$\vec{a},\vec{b},\vec{c}$ are vectors on a plane, which satisfy
$$ |\vec{a}|=4,|\vec{b}|=2|\vec{c}| $$
and the equation
$$ (\vec{a}-\vec{c})\cdot (\vec{b}-\vec{c})=3 $$
Find the minimum value of $|\vec{a}-\vec{b}|$.
I've checked the reference solution of this problem, which notes
$$ \vec a=\vec{OA},\vec{b}=\vec{OB},c=\vec{OC} $$
then notes
$$ \vec{OM}=\frac{1}{2}(\vec{OA}+\vec{OB}) $$
so we can translate the equation $(\vec{a}-\vec{c})\cdot (\vec{b}-\vec{c})=3$ into
$$ |\vec{CM}|^2-\frac{1}{4}|\vec{a}-\vec{b}|^2=3 $$
(It's better to draw a picture there to show the geometric motivation, but my technique is limited. I'm sorry...)
So $|\vec{a}-\vec{b}|$ get the minimum value iff $|\vec{CM}|$ get the minimum value.
But the next step just assumes $O,C,M$ were on the same line.
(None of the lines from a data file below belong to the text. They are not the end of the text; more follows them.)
#include <algorithm>
#include <atomic>
#include <mutex>
#include <string>
#include <thread>
#include <vector>

#include "crc32_gf2.h"
#include "crc32_kernels.h"
#include "crc32_layout.h"
#include "ambrycrc_ctx.h"
#include "host_crc.h"

using namespace ambrycrc;
using namespace ambrycrc::detail;

// ... 177 lines not shown
    } else {
      ++i;
    }
  }
}

int stream_ws(DevCtx* c, hipStream_t s, size_t need, void** out, size_t* entry, bool* capturing_out) {
  hipStreamCaptureStatus cap = hipStreamCaptureStatusNone;
  if (hipStreamIsCapturing(s, &cap) != hipSuccess) return AMBRYCRC_EHIP;
  const bool capturing = cap != hipStreamCaptureStatusNone;
  if (capturing_out) *capturing_out = capturing;
  if (!capturing) reap_retired_ws(c);
  DevCtx::StreamWs* w = nullptr;
  for (auto& e : c->ws_list)
    if (e.stream == s) w = &e;
  if (capturing && (!w || w->bytes < need)) return AMBRYCRC_EINVAL;
  if (capturing) {
    w->captured = true;
    *entry = (size_t)(w - c->ws_list.data());
    *out = w->ptr;
    return AMBRYCRC_OK;
  }
  if (!w && c->ws_list.size() >= kMaxStreamWs) {
    w = &c->ws_list[0];
    for (auto& e : c->ws_list)
      if (e.tick < w->tick) w = &e;
    if (w->ptr && w->captured) {
      c->ws_kept.push_back(w->ptr);
      if (w->last) (void)hipEventDestroy(w->last);
    } else if (w->ptr) {
      if (w->last) {
        c->ws_retired.push_back({w->ptr, w->last});
      } else {
        (void)hipDeviceSynchronize();
        (void)hipFree(w->ptr);
      }
    } else if (w->last) {
      (void)hipEventDestroy(w->last);
    }
    *w = {s, nullptr, 0, nullptr, 0, false};
  }
  if (!w) {
    c->ws_list.push_back({s, nullptr, 0, nullptr, 0, false});
    w = &c->ws_list.back();
  }
  w->tick = ++c->ws_tick;
  *entry = (size_t)(w - c->ws_list.data());
  if (w->bytes >= need) {
    *out = w->ptr;
    return AMBRYCRC_OK;
  }
  if (w->ptr && w->captured) {
    c->ws_kept.push_back(w->ptr);
    w->ptr = nullptr;
    w->captured = false;
  } else if (w->ptr) {
    hipEvent_t ev = nullptr;
    if (hipEventCreateWithFlags(&ev, hipEventDisableTiming) != hipSuccess) return AMBRYCRC_EHIP;
    if (hipEventRecord(ev, s) != hipSuccess) {
      (void)hipEventDestroy(ev);
      return AMBRYCRC_EHIP;
    }
    c->ws_retired.push_back({w->ptr, ev});
    w->ptr = nullptr;
  }
  const size_t sz = std::max(need, w->bytes * 2);
  w->bytes = 0;
  if (hipMalloc(&w->ptr, sz) != hipSuccess) {
    w->ptr = nullptr;
    return AMBRYCRC_ENOMEM;
  }
  w->bytes = sz;
  *out = w->ptr;
  return AMBRYCRC_OK;
}

uint64_t batch_small_max(const DevCtx* c, size_t n) {
  if (n < kGroupMinChunks || !variant_groups(c->variant)) return 0;
  return kGroupSmallMax;
}

int enqueue_batch(DevCtx* c, const uint8_t* base, const uint64_t* off, const uint64_t* len, const uint32_t* crc_in,
                  uint32_t* out, size_t n, void* ws, hipStream_t s, uint32_t* exp_fill, uint8_t* copy_dst,
                  const uint64_t* copy_off, const uint32_t* gate) {
  if (n == 0) return AMBRYCRC_OK;
  PlanArgs p = plan_scan_args(off, len, n, ws, out, gate, crc_in);
  p.small_max = copy_dst ? (n >= kGroupMinChunks ? kGroupSmallMax : 0) : batch_small_max(c, n);
  hipError_t e = launch_plan(p, s);
  if (e != hipSuccess) return AMBRYCRC_EHIP;
  SweepArgs t;
  t.base = base;
  t.off = off;
  t.len = len;
  t.crc_in = p.crc_stage;
  t.n = (uint32_t)n;
  t.byte_start = p.byte_start;
  t.img = c->d_img;
  t.out = out;
  t.small_max = p.small_max;
  t.small_total = p.small_total;
  t.small_idx = p.small_idx;
  t.exp_fill = exp_fill;
  t.window = c->window;
  t.copy_dst = copy_dst;
  t.copy_off = copy_off;
  t.gate = gate;
  if (gate && !copy_dst) return AMBRYCRC_EINVAL;
  EventPair ev{nullptr, nullptr};
  if (c->timing) {
    std::lock_guard<std::mutex> g(c->ev_mu);
    if (!c->free_events.empty()) {
      ev = c->free_events.back();
      c->free_events.pop_back();
    } else if (hipEventCreate(&ev.a) != hipSuccess || hipEventCreate(&ev.b) != hipSuccess) {
      return AMBRYCRC_EHIP;
    }
    if (hipEventRecord(ev.a, s) != hipSuccess) return AMBRYCRC_EHIP;
  }
  e = copy_dst ? launch_sweep_copy(t, c->grid, c->num_cu, c->variant == kVariantSplit ? kVariantSplit : kVariantDefault, s)
               : launch_sweep(t, c->grid, c->num_cu, c->variant, s);
  if (e != hipSuccess) return AMBRYCRC_EHIP;
  if (c->timing) {
    if (hipEventRecord(ev.b, s) != hipSuccess) return AMBRYCRC_EHIP;
    std::lock_guard<std::mutex> g(c->ev_mu);
    c->pending.push_back(ev);
  }
  return AMBRYCRC_OK;
}

void free_ctx(DevCtx* c) {
  if (!c) return;
  (void)hipSetDevice(c->device);
  (void)hipDeviceSynchronize();
  if (c->d_img) (void)hipFree(c->d_img);
  if (c->h_words) (void)hipHostFree(c->h_words);
  for (auto& w : c->ws_list) {
    if (w.ptr) (void)hipFree(w.ptr);
    if (w.last) (void)hipEventDestroy(w.last);
  }
  for (auto& r : c->ws_retired) {
    (void)hipFree(r.ptr);
    (void)hipEventDestroy(r.done);
  }
  for (void* p : c->ws_kept) (void)hipFree(p);
  for (DevCtx::XformSide* x : c->xs_list) {
    if (x->side) (void)hipStreamDestroy(x->side);
    if (x->d_gates) (void)hipFree(x->d_gates);
    if (x->d_done) (void)hipFree(x->d_done);
    if (x->fork) (void)hipEventDestroy(x->fork);
    for (hipEvent_t e : x->ev)
      if (e) (void)hipEventDestroy(e);
    delete x;
  }
  for (auto& e : c->pending) {
    (void)hipEventDestroy(e.a);
    (void)hipEventDestroy(e.b);
  }
  for (auto& e : c->free_events) {
    (void)hipEventDestroy(e.a);
    (void)hipEventDestroy(e.b);
  }
  release_slabs(c);
  delete c;
}

uint32_t fused_proc_waves(const DevCtx* c, size_t m, bool copy) {
  const int waves = copy ? kFusedWavesCopy : kFusedWavesVerify;
  const int most = std::min(kFusedProcMax, waves - 2);
  if (c->fused_proc > 0) return (uint32_t)std::min(c->fused_proc, most);
  const size_t per_cu = m / (size_t)std::max(1, c->num_cu);
  int p;
  if (copy) p = 4;
  else if (per_cu <= 512) p = (int)std::max<size_t>(2, (per_cu + 127) / 128);
  else p = per_cu <= 1024 ? 5 : per_cu <= 1536 ? 6 : per_cu <= 3072 ? 8 : 9;
  return (uint32_t)std::min(p, most);
}

int enqueue_messages(DevCtx* c, const uint8_t* d_region, uint64_t region_len, const uint64_t* d_msg_off, size_t m,
                     uint32_t* d_status, uint64_t* d_msg_end, void* d_ws, size_t ws_bytes, hipStream_t stream) {
  const bool region = c->region_mode && region_len > 0 && region_len <= c->region_max * (uint64_t)m &&
                      msg_jobs_bytes(m) + region_ws_bytes(d_region, region_len, m) <= ws_bytes;
  MsgStage st;
  c->last_msg_mode.store(region ? c->region_mode : 0);
  if (!region) {
    const int rc = enqueue_messages_parse(c, d_region, region_len, d_msg_off, m, d_status, d_msg_end, d_ws, stream, &st);
    return rc ? rc : enqueue_messages_check(c, st, stream);
  }
  st.a.region = d_region;
  st.a.region_len = region_len;
  st.a.msg_off = d_msg_off;
  st.a.m = m;
  st.a.img = c->d_img;
  st.a.status = d_status;
  st.a.msg_end = d_msg_end;
  st.a.inline_max = 0;
  Carver jobs(d_ws);
  msg_jobs(jobs, m, st.a);
  FusedArgs f;
  region_args(c, d_region, region_len, m, jobs.here(), &f);
  Carver k(d_ws);
  long_list(k, jobs.bytes(), f.g.lng);
  if (c->region_mode == 2) {
    const RegionArgs& r = f.g;
// ... 165 lines not shown
  c->device = device;
  c->num_cu = prop.multiProcessorCount;
  c->grid = c->num_cu;
  if (const char* v = getenv("AMBRYCRC_VARIANT")) {
    char* end = nullptr;
    const long x = strtol(v, &end, 10);
    if (end != v && *end == '\0' && x >= 0 && x < 1000 && variant_supported((int)x)) c->variant = (int)x;
  }
  if (const char* v = getenv("AMBRYCRC_REGION")) c->region_mode = strcmp(v, "0") == 0 ? 0 : strcmp(v, "1") == 0 ? 1 : 2;
  if (const char* v = getenv("AMBRYCRC_STREAM_PUT_MAX")) {
    char* end = nullptr;
    const unsigned long x = strtoul(v, &end, 10);
    if (end != v && *end == '\0') c->stream_put_max = x < kStreamPutMax ? x : kStreamPutMax;
  }
  if (const char* v = getenv("AMBRYCRC_XFORM_SIDE")) c->xform_side = strcmp(v, "0") == 0 ? 0 : 1;
  {
    int can = 0;
    if (hipDeviceGetAttribute(&can, hipDeviceAttributeCanUseStreamWaitValue, device) != hipSuccess || !can)
      c->xform_side = 0;
  }
  if (const char* v = getenv("AMBRYCRC_XFORM_FAST_MAX")) {
    char* end = nullptr;
    const unsigned long long x = strtoull(v, &end, 10);
    if (end != v && *end == '\0' && x <= (1ull << 30)) c->xform_fast_max = x;
  }
  if (const char* v = getenv("AMBRYCRC_FUSED_PROC")) {
    char* end = nullptr;
    const long x = strtol(v, &end, 10);
    if (end != v && *end == '\0' && x >= 0 && x <= kFusedProcMax) c->fused_proc = (int)x;
  }
  if (const char* v = getenv("AMBRYCRC_REGION_MAX_PER_MESSAGE")) {
    char* end = nullptr;
    const unsigned long long x = strtoull(v, &end, 10);
    if (end != v && *end == '\0' && x > 0 && x <= (1ull << 30)) c->region_max = x;
  }
  if (const char* v = getenv("AMBRYCRC_XFORM_HOST_VERDICT")) c->xform_host_verdict = strcmp(v, "1") == 0;
  std::vector<uint32_t> img = build_table_image();
  const size_t img_bytes = (img.size() * 4 + 255) & ~size_t(255);
  if (hipMalloc(reinterpret_cast<void**>(&c->d_img), img_bytes + 256) != hipSuccess) {
    delete c;
    return AMBRYCRC_ENOMEM;
  }
  c->d_path = c->d_img + img_bytes / 4;
  if (hipMemcpy(c->d_img, img.data(), img.size() * 4, hipMemcpyHostToDevice) != hipSuccess ||
      hipMemset(c->d_path, 0xFF, 256) != hipSuccess) {
    free_ctx(c);
    return AMBRYCRC_EHIP;
  }
  if (hipHostMalloc(reinterpret_cast<void**>(&c->h_words), DevCtx::kHostWords * sizeof(uint32_t),
                    hipHostMallocDefault) != hipSuccess) {
    c->h_words = nullptr;
    free_ctx(c);
    return AMBRYCRC_ENOMEM;
  }
  g_ctx[device] = c;
  (void)hipSetDevice(prev);
  return AMBRYCRC_OK;
}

It really confuses me, because this step is naive only if C was free to move on the whole circle determined by the half length of $\vec{b}$. However, if $\vec{a},\vec{b}$ was determined, the $\vec{c}$ was also determined, instead of being wherever of a circle. I've tried another order to determine the variables but it didn't work. I'm seeking for your assitance, or you can just show another solution all by yourself.
EDIT.
Point $C$ lies on the circle of centre $O$ and radius ${1\over2}|\vec b|$, and also on the circle of centre $M$ and radius $\sqrt{3+{1\over4}|\vec b-\vec a|^2}$. If $B$ is too close to $A$ then those circles don't intersect and $C$ doesn't exist. The limiting case is when the circles are tangent, hence to find the minimum of $|\vec b-\vec a|$ we can consider only those positions of $B$ such that the circles are tangent, their tangency point being $C$. But in this case $C$ lies between the centres of the circles, i.e. points $OCM$ are aligned.
EDIT.
If we set $AM=r$ (i.e. $AB=2r$), $\angle OAM=\theta$, we have: $$ \begin{align} OB^2 &=4r^2+16-16r\cos\theta\\ OM^2 &=r^2+16-8r\cos\theta\\ MC^2 &=r^2+3 \end{align} $$ and the condition of tangency is $$ {1\over2}OB+MC=OM. $$ This can be conveniently solved for $\cos\theta$: $$ \cos\theta=\frac{3-3 r^2\pm2 \sqrt{3 r^4+7 r^2-6}}{4 r} $$ and the minimum value of $r$ giving a real result is that which makes the square root to vanish, namely: $$ r=\sqrt{2\over3}, $$ corresponding to: $$ \cos\theta=\sqrt{3\over32}. $$